Now, we can iterate over images and populate the features array. Because running Inception V3 is a memory-consuming task, we will be doing this in batches. Depending on the available memory, please adjust the batch size. For example, running the process on CPU and 8 GB of RAM might require that you decrease the batch_size_fe to 50 or 100. 

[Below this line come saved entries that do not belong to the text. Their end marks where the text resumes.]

#ifdef LZF_DBG_PARSE_TIME
__device__ unsigned long long lzf_dbg_parse_cycles[8];
#define PT_START() long long pt_t = clock64(); unsigned long long pt[4] = {0, 0, 0, 0}; uint32_t pt_n = 0, pt_hops[2] = {0, 0}
#define PT_MARK(i) do { const long long tn_ = clock64(); pt[i] += (unsigned long long)(tn_ - pt_t); pt_t = tn_; } while (0)
#define PT_CHUNK() (++pt_n)
#define PT_HOP_ASM "s_add_u32 %[nh], %[nh], 1\n\t"
#define PT_HOPS(mode, n) (pt_hops[mode] += (n))
#define PT_REPORT() do { if (lane == 0u && pt_n) { for (int i_ = 0; i_ < 4; ++i_) atomicAdd(&lzf_dbg_parse_cycles[i_], pt[i_]); \
                                                     atomicAdd(&lzf_dbg_parse_cycles[4], (unsigned long long)pt_n); atomicAdd(&lzf_dbg_parse_cycles[5], 1ull); \
                                                     atomicAdd(&lzf_dbg_parse_cycles[6], (unsigned long long)pt_hops[0]); atomicAdd(&lzf_dbg_parse_cycles[7], (unsigned long long)pt_hops[1]); } } while (0)
#else
#define PT_START() do { } while (0)
#define PT_MARK(i) do { } while (0)
#define PT_CHUNK() do { } while (0)
#define PT_HOP_ASM ""
#define PT_HOPS(mode, n) do { } while (0)
#define PT_REPORT() do { } while (0)
#endif
__global__ __launch_bounds__(64) void lzf_seg_parse_kernel(seg_ctx c) {
    __shared__ __attribute__((aligned(16))) uint8_t lds_parse[2u * 64u * 8u * 4u + kCB];
    static_assert(sizeof(lds_parse) == 20480, "eight chunks per CU: an eighth of 160 KiB each");
    uint32_t* const rowsA = reinterpret_cast<uint32_t*>(lds_parse);
    uint32_t* const rowsB = rowsA + 64u * 8u;
    const uint32_t j = seg_job_of(c, blockIdx.y);
    const seg_job sj = c.st[j];
    if (!sj.eligible) return;
    const uint32_t lane = threadIdx.x & 63u;
    const lzf_decompress_job job = c.jobs[j];
    cgu8* __restrict__ in = as_global(job.input);
    const uint32_t len = (uint32_t)job.input_len;
    uint8_t* const cbuf = lds_parse + 2u * 64u * 8u * 4u;
    const uint32_t cbuf_a = lds_addr(cbuf);
#define ROWA(w) rowsA[(w) * 64u + lane]
#define ROWB(w) rowsB[(w) * 64u + lane]

    PT_START();
    for (uint32_t h = blockIdx.x; h < sj.nch; h += gridDim.x) {
        const uint32_t cstart = h * kSegStride;
        __syncthreads();
        {
            const uint32_t avail = len - cstart < kCB ? len - cstart : kCB;
            cgu8* g = in + cstart;
            constexpr uint32_t kLd = kCB / 1024u;
            u32x4 v[kLd];
            if (avail >= 16u) {
#pragma unroll
                for (uint32_t k = 0; k < kLd; ++k) { const uint32_t i = k * 1024u + lane * 16u; v[k] = ld16(g + (i < avail - 16u ? i : avail - 16u)); }
            } else {
#pragma unroll
                for (uint32_t k = 0; k < kLd; ++k) v[k] = u32x4{0, 0, 0, 0};
            }
            if (avail == kCB) {
#pragma unroll
                for (uint32_t k = 0; k < kLd; ++k) *reinterpret_cast<u32x4*>(&cbuf[k * 1024u + lane * 16u]) = v[k];
            } else {
#pragma unroll
                for (uint32_t k = 0; k < kLd; ++k) { const uint32_t i = k * 1024u + lane * 16u; *reinterpret_cast<u32x4*>(&cbuf[i]) = i + 16u <= avail ? v[k] : u32x4{0, 0, 0, 0}; }
            }
            { const uint32_t t0 = avail & ~15u; if (t0 < kCB && lane < (avail & 15u)) cbuf[t0 + lane] = g[t0 + lane]; }
        }
        PT_MARK(0);
#pragma unroll
        for (uint32_t i = 0; i < 8u; ++i) { ROWA(i) = 0u; ROWB(i) = 0u; }
        const uint32_t room = len - cstart;
        const uint32_t fe = room > 24u ? (room - 24u < kCB - 2u ? room - 24u : kCB - 2u) : 0u;
        const uint32_t rb0 = lane * S, end_r = rb0 + S;

        auto rdb = [&](uint32_t q) -> uint32_t { const uint32_t r_ = q - cstart; if (r_ < kCB) return (uint32_t)cbuf[r_]; return (uint32_t)in[q]; };
        auto rd8 = [&](uint32_t q) -> uint64_t { const uint32_t r_ = q - cstart; if (r_ + 8u <= kCB) return lds_ld64u(cbuf_a + r_); return ld8(in + q); };
        auto token_next = [&](uint32_t p, uint32_t& next) -> bool { return token_next_gen(len, p, next, rd8, rdb); };
        auto walk = [&](uint32_t r, bool go, bool& merged, auto MODE) -> uint32_t {
            constexpr int mode = decltype(MODE)::value;
            const uint32_t stop = go ? (end_r < fe ? end_r : fe) : 0u;
            for (;;) {
#ifndef LZF_SEG_NOASM
                {
                    uint32_t mxp = 0x100u, q = r, mg = merged ? 1u : 0u;
                    const uint32_t stopv = stop;
                    const unsigned long long m0 = __ballot(go && !merged && r < stop);
                    uint32_t a_, w_, t_, x_, y_, bit_, mk_;
                    unsigned long long sv, sc, sb;
                    uint32_t nh = 0;
                    const uint32_t rowa2 = lds_addr(rowsA) + lane * 4u - (lane << 11), rowd = lds_addr(rowsB) - lds_addr(rowsA);
                    const uint32_t vzero = 0u, vff = 0xFFu, v100 = 0x100u, vffq = 0x100FFu, v100q = 0x10100u, vf00 = 0xF00u;
#define SEG_HOP_STEP_BACK(P, Q, L) \
                            "s_waitcnt lgkmcnt(0)\n\t" \
                            "v_cmp_ne_u32_sdwa vcc, %[w], %[mxp] src0_sel:BYTE_0 src1_sel:WORD_0\n\t"    \
                            "v_and_b32 %[a], 0xf00, %[w]\n\t" \
                            "v_bfe_u32 " L ", %[w], 12, 4\n\t" \
                            "v_cndmask_b32 %[t], -1, " P ", vcc\n\t"                                    \
                            "v_cndmask_b32 " P ", " Q ", " P ", vcc\n\t"
#define SEG_HOP_NEXT(P, Q, C100, VFF, L) \
                            "v_cmp_eq_u32_e64 %[sb], %[a], %[vf00]\n\t"                                 \
                            "v_cmp_eq_u32 vcc, 15, " L "\n\t"                                           \
                            "v_lshlrev_b32 %[bit], " P ", 1\n\t" \
                            "v_cndmask_b32_e64 %[mxp], " C100 ", " VFF ", %[sb]\n\t" \
                            "v_addc_co_u32 " Q ", %[sc], 3, " P ", %[sb]\n\t"                           \
                            "v_cmpx_lt_u32_e64 %[sc], %[t], %[stop]\n\t"
#define SEG_HOP_LITERALS(Q, L) \
                            "v_cndmask_b32_sdwa %[a], %[vz], %[w], vcc dst_sel:DWORD dst_unused:UNUSED_PAD src0_sel:DWORD src1_sel:BYTE_2\n\t" \
                            "v_addc_co_u32 " L ", vcc, " L ", %[a], vcc\n\t" \
                            "v_add_u32 " Q ", " Q ", " L "\n\t"
#define SEG_HOP_PARK(Q) \
                            "v_cmpx_ne_u32 vcc, 0xff, %[a]\n\t"                                         \
                            "v_cmpx_gt_u32 vcc, %[fe], " Q "\n\t"
#define SEG_HOP0(P, Q, C100, VFF) \
                            PT_HOP_ASM \
                            "v_add_u32 %[a], %[cbm1], " P "\n\t" \
                            "ds_read_b32 %[w], %[a]\n\t" \
                            SEG_HOP_STEP_BACK(P, Q, "%[x]") \
                            SEG_HOP_NEXT(P, Q, C100, VFF, "%[x]") \
                            SEG_HOP_LITERALS(Q, "%[x]") \
                            SEG_HOP_PARK(Q) \
                            "v_lshrrev_b32 %[x], 5, " P "\n\t" \
                            "v_lshl_add_u32 %[x], %[x], 8, %[rowa2]\n\t" \
                            "ds_or_b32 %[x], %[bit]\n\t"
#define SEG_HOP1(P, Q, C100, VFF) \
                            PT_HOP_ASM \
                            "v_add_u32 %[a], %[cbm1], " P "\n\t" \
                            "v_lshrrev_b32 %[x], 5, " P "\n\t" \
                            "ds_read_b32 %[w], %[a]\n\t" \
                            "v_lshl_add_u32 %[x], %[x], 8, %[rowa2]\n\t" \
                            "ds_read_b32 %[mk], %[x]\n\t" \
                            SEG_HOP_STEP_BACK(P, Q, "%[y]") \
                            "v_bfe_u32 %[mk], %[mk], " P ", 1\n\t" \
                            SEG_HOP_NEXT(P, Q, C100, VFF, "%[y]") \
                            "v_or_b32 %[mg], %[mg], %[mk]\n\t"                                          \
                            SEG_HOP_LITERALS(Q, "%[y]") \
                            "v_cmpx_eq_u32 vcc, 0, %[mk]\n\t" \
                            SEG_HOP_PARK(Q) \
                            "v_add_u32 %[x], %[x], %[rowd]\n\t"                                         \
                            "ds_or_b32 %[x], %[bit]\n\t"
                    if (mode == 0) {
                        asm volatile(
                            "s_mov_b64 %[sv], exec\n\t"
                            "s_and_b64 exec, exec, %[m0]\n\t"
                            "s_cbranch_execz Ld%=\n"
                            "Lw%=:\n\t"
                            SEG_HOP0("%[r]", "%[q]", "%[v100]", "%[vff]")
                            "s_cbranch_execz Ld%=\n\t"
                            SEG_HOP0("%[q]", "%[r]", "%[v100q]", "%[vffq]")
                            "s_cbranch_execnz Lw%=\n"
                            "Ld%=:\n\t"
                            "s_mov_b64 exec, %[sv]"
                            : [r] "+&v"(r), [q] "+&v"(q), [mxp] "+&v"(mxp),
                              [a] "=&v"(a_), [w] "=&v"(w_), [t] "=&v"(t_), [x] "=&v"(x_), [bit] "=&v"(bit_), [sv] "=&s"(sv), [sc] "=&s"(sc), [sb] "=&s"(sb), [nh] "+s"(nh)
                            : [cbm1] "s"(cbuf_a - 1u), [fe] "s"(fe), [stop] "v"(stopv), [rowa2] "v"(rowa2), [vz] "v"(vzero), [vff] "v"(vff), [v100] "v"(v100), [vffq] "v"(vffq), [v100q] "v"(v100q), [vf00] "v"(vf00), [m0] "s"(m0)
                            : "vcc", "scc", "memory");
                    } else {
                        asm volatile(
                            "s_mov_b64 %[sv], exec\n\t"
                            "s_and_b64 exec, exec, %[m0]\n\t"
                            "s_cbranch_execz Ld%=\n"
                            "Lw%=:\n\t"
                            SEG_HOP1("%[r]", "%[q]", "%[v100]", "%[vff]")
                            "s_cbranch_execz Ld%=\n\t"
                            SEG_HOP1("%[q]", "%[r]", "%[v100q]", "%[vffq]")
                            "s_cbranch_execnz Lw%=\n"
                            "Ld%=:\n\t"
                            "s_mov_b64 exec, %[sv]"
                            : [r] "+&v"(r), [q] "+&v"(q), [mxp] "+&v"(mxp), [mg] "+&v"(mg),
                              [a] "=&v"(a_), [w] "=&v"(w_), [t] "=&v"(t_), [x] "=&v"(x_), [y] "=&v"(y_), [bit] "=&v"(bit_), [mk] "=&v"(mk_), [sv] "=&s"(sv), [sc] "=&s"(sc), [sb] "=&s"(sb), [nh] "+s"(nh)
                            : [cbm1] "s"(cbuf_a - 1u), [fe] "s"(fe), [stop] "v"(stopv), [rowa2] "v"(rowa2), [rowd] "v"(rowd), [vz] "v"(vzero), [vff] "v"(vff), [v100] "v"(v100), [vffq] "v"(vffq), [v100q] "v"(v100q), [vf00] "v"(vf00), [m0] "s"(m0)
                            : "vcc", "scc", "memory");
                    }
#undef SEG_HOP_STEP_BACK
#undef SEG_HOP_NEXT
#undef SEG_HOP_LITERALS
#undef SEG_HOP_PARK
#undef SEG_HOP0
#undef SEG_HOP1
                    if (mxp & 0x10000u) r = q;
                    merged = mg != 0u;
                    PT_HOPS(mode, nh);
                }
#else
                uint32_t mxp = 0, q = r;
                bool act = go && !merged && r < stop, in_q = false;
                auto hop = [&](uint32_t& p, uint32_t& o, bool second) {
                    uint32_t lo;
                    asm volatile("ds_read_b32 %0, %1" : "=v"(lo) : "v"(cbuf_a + (act ? p : 0u) - 1u) : "memory");
                    uint32_t mk = 0;
                    const uint32_t bi = (act ? p : rb0) - rb0;
                    if (mode == 1) mk = *reinterpret_cast<const volatile uint32_t*>(&ROWA((bi >> 5) & 7u)) >> (bi & 31u);
                    asm volatile("s_waitcnt lgkmcnt(0)" ::: "memory");
                    const uint32_t e0 = lo & 255u;
                    if (act && mxp != 0u && e0 == 255u) { p = o; act = false; }
                    if (act) in_q = second;
                    if (act && p >= stop) act = false;
                    if (mode == 1) { if (act && (mk & 1u)) { merged = true; act = false; } }
                    if (act) {
                        const uint32_t L0 = (lo >> 12) & 15u, M0 = (lo >> 8) & 15u, b1 = (lo >> 16) & 255u;
                        const uint32_t isx = L0 == 15u ? 1u : 0u;
                        const uint32_t Lt = L0 + (isx ? b1 : 0u);
                        const uint32_t mx = M0 == 15u ? 1u : 0u;
                        const uint32_t pn = p + 3u + isx + Lt + mx;
                        const bool plain = !(isx && b1 == 255u) && pn < fe;
                        if (plain) {
                            if (mode == 0) ROWA((bi >> 5) & 7u) |= 1u << (bi & 31u); else ROWB((bi >> 5) & 7u) |= 1u << (bi & 31u);
                            o = pn; mxp = mx;
                        } else {
                            act = false;
                        }
                    }
                };
                while (__any(act)) {
                    hop(r, q, false);
                    if (!__any(act)) break;
                    hop(q, r, true);
                }
                if (in_q) r = q;
#endif
                const uint32_t pa = cstart + r;
                const bool slow = go && !merged && r < end_r && pa < len;
                if (!__any(slow)) break;
                if (slow) {
                    const uint32_t bi = r - rb0;
                    if (mode == 1 && ((ROWA((bi >> 5) & 7u) >> (bi & 31u)) & 1u)) merged = true;
                    else {
                        if (mode == 0) ROWA((bi >> 5) & 7u) |= 1u << (bi & 31u); else ROWB((bi >> 5) & 7u) |= 1u << (bi & 31u);
                        uint32_t nx;
                        if (!token_next(pa, nx)) nx = len;
                        r = nx - cstart;
                    }
                }
            }
            return r;
        };
        using M0T = std::integral_constant<int, 0>; using M1T = std::integral_constant<int, 1>;
        const bool in_input = cstart + rb0 < len;
        bool mdummy = false;
        const uint32_t x0 = walk(rb0, in_input, mdummy, M0T{});
        PT_MARK(1);
        uint32_t X = in_input ? x0 : 0u, walked = rb0, mpos = rb0;
        for (uint32_t pass = 0; pass < 80u; ++pass) {
            const uint32_t entry = wave_prev(wave_scan_max(X), 0u);
            const bool redo = in_input && entry != walked && lane != 0u;
            if (!__any(redo)) break;
            const bool inreg = redo && entry < end_r && cstart + entry < len;
            if (redo) {
                walked = entry;
#pragma unroll
                for (uint32_t i = 0; i < 8u; ++i) ROWB(i) = 0u;
            }
            bool mg = false;
            const uint32_t x1 = walk(inreg ? entry : end_r, inreg, mg, M1T{});
            if (redo) {
                if (!inreg) { X = entry; mpos = end_r; }
                else if (mg) { X = x0; mpos = x1; }
                else { X = x1; mpos = end_r; }
            }
        }
        PT_MARK(2);
        {
            const uint32_t mb = mpos - rb0;
            u32x4 o0, o1;
#pragma unroll
            for (uint32_t i = 0; i < 8u; ++i) {
                const uint32_t wb = mb >> 5;
                const uint32_t keep = i < wb ? 0u : i == wb ? ~((1u << (mb & 31u)) - 1u) : ~0u;
                const uint32_t v = in_input ? ((ROWA(i) & keep) | ROWB(i)) : 0u;
                if (i < 4u) o0[i] = v; else o1[i - 4u] = v;
            }
            LZF_GLOBAL u32x4* dst = (LZF_GLOBAL u32x4*)(c.bits + ((size_t)j * c.maxch + h) * kSegChunkWords + lane * 8u);
            dst[0] = o0; dst[1] = o1;
            if (!c.fed) {
                const uint32_t xm = __builtin_amdgcn_readlane(wave_scan_max(X), 63);
                uint64_t xe = (uint64_t)cstart + xm;
                if (xe > len) xe = len;
                if (lane == 0u) c.xexit[(size_t)j * c.maxch + h] = (uint32_t)xe;
            }
            if (c.est) {
                uint32_t cnt = 0;
                if (h == 0u || rb0 >= kSegOverlap) cnt = (uint32_t)(__popc(o0[0]) + __popc(o0[1]) + __popc(o0[2]) + __popc(o0[3]) + __popc(o1[0]) + __popc(o1[1]) + __popc(o1[2]) + __popc(o1[3]));
                const uint32_t tot = __builtin_amdgcn_readlane(wave_scan_add(cnt), 63);
                if (lane == 0u) __hip_atomic_fetch_add(&c.est[j], tot, __ATOMIC_RELAXED, __HIP_MEMORY_SCOPE_AGENT);
            }
        }
        PT_MARK(3);
        PT_CHUNK();
    }
    PT_REPORT();
}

The following process executes the flow:

  1. The for loop creates an iterator with a step of batch_size.
  2. row_count controls the number of rows, as the last run can have less records than batch_size
  3. mx_data_features is an MXNet array passed to the model.
  4. The second for loop executes multiple steps which are combined in one-liners:
    1. Read an image from the disk, resize it to 299 x 299, ensure that the colors are in RGB, and convert it into a three-dimensional representation
    2. Change the order of the dimension to move the channel dimension to the end and reshape it to fit the MXNet array
  5. Next, we normalize the dataset as required by the model.
  6. Create the data provider, and predict and populate the features array for the records processed in the batch. This is shown in the following code:
batch_size_fe = 250
for idx = 1:batch_size:length(images)
    
    println(idx)

    row_count = min(length(images) + 1 - idx, batch_size_fe)
    mx_data_features = mx.zeros((299, 299, 3, row_count));

    for idx_ = 1:row_count
        img = channelview(RGB.(imresize(load(images[idx + idx_ - 1][1]), (299, 299))))
        mx_data_features[idx_:idx_] = reshape(Float16.(permuteddimsview(img, (3, 2, 1))), (299, 299, 3, 1));
    end

    mx_data_features *= 256.0;
    mx_data_features -= 128.;
    mx_data_features /= 128.;

    data_provider = mx.ArrayDataProvider(:data => mx_data_features);
    features[:, idx:idx + row_count - 1] = mx.predict(nnet, data_provider)
end

Depending on your setup, this process can take some time. I suggest that you use tmux if you are running it on a remote Linux machine.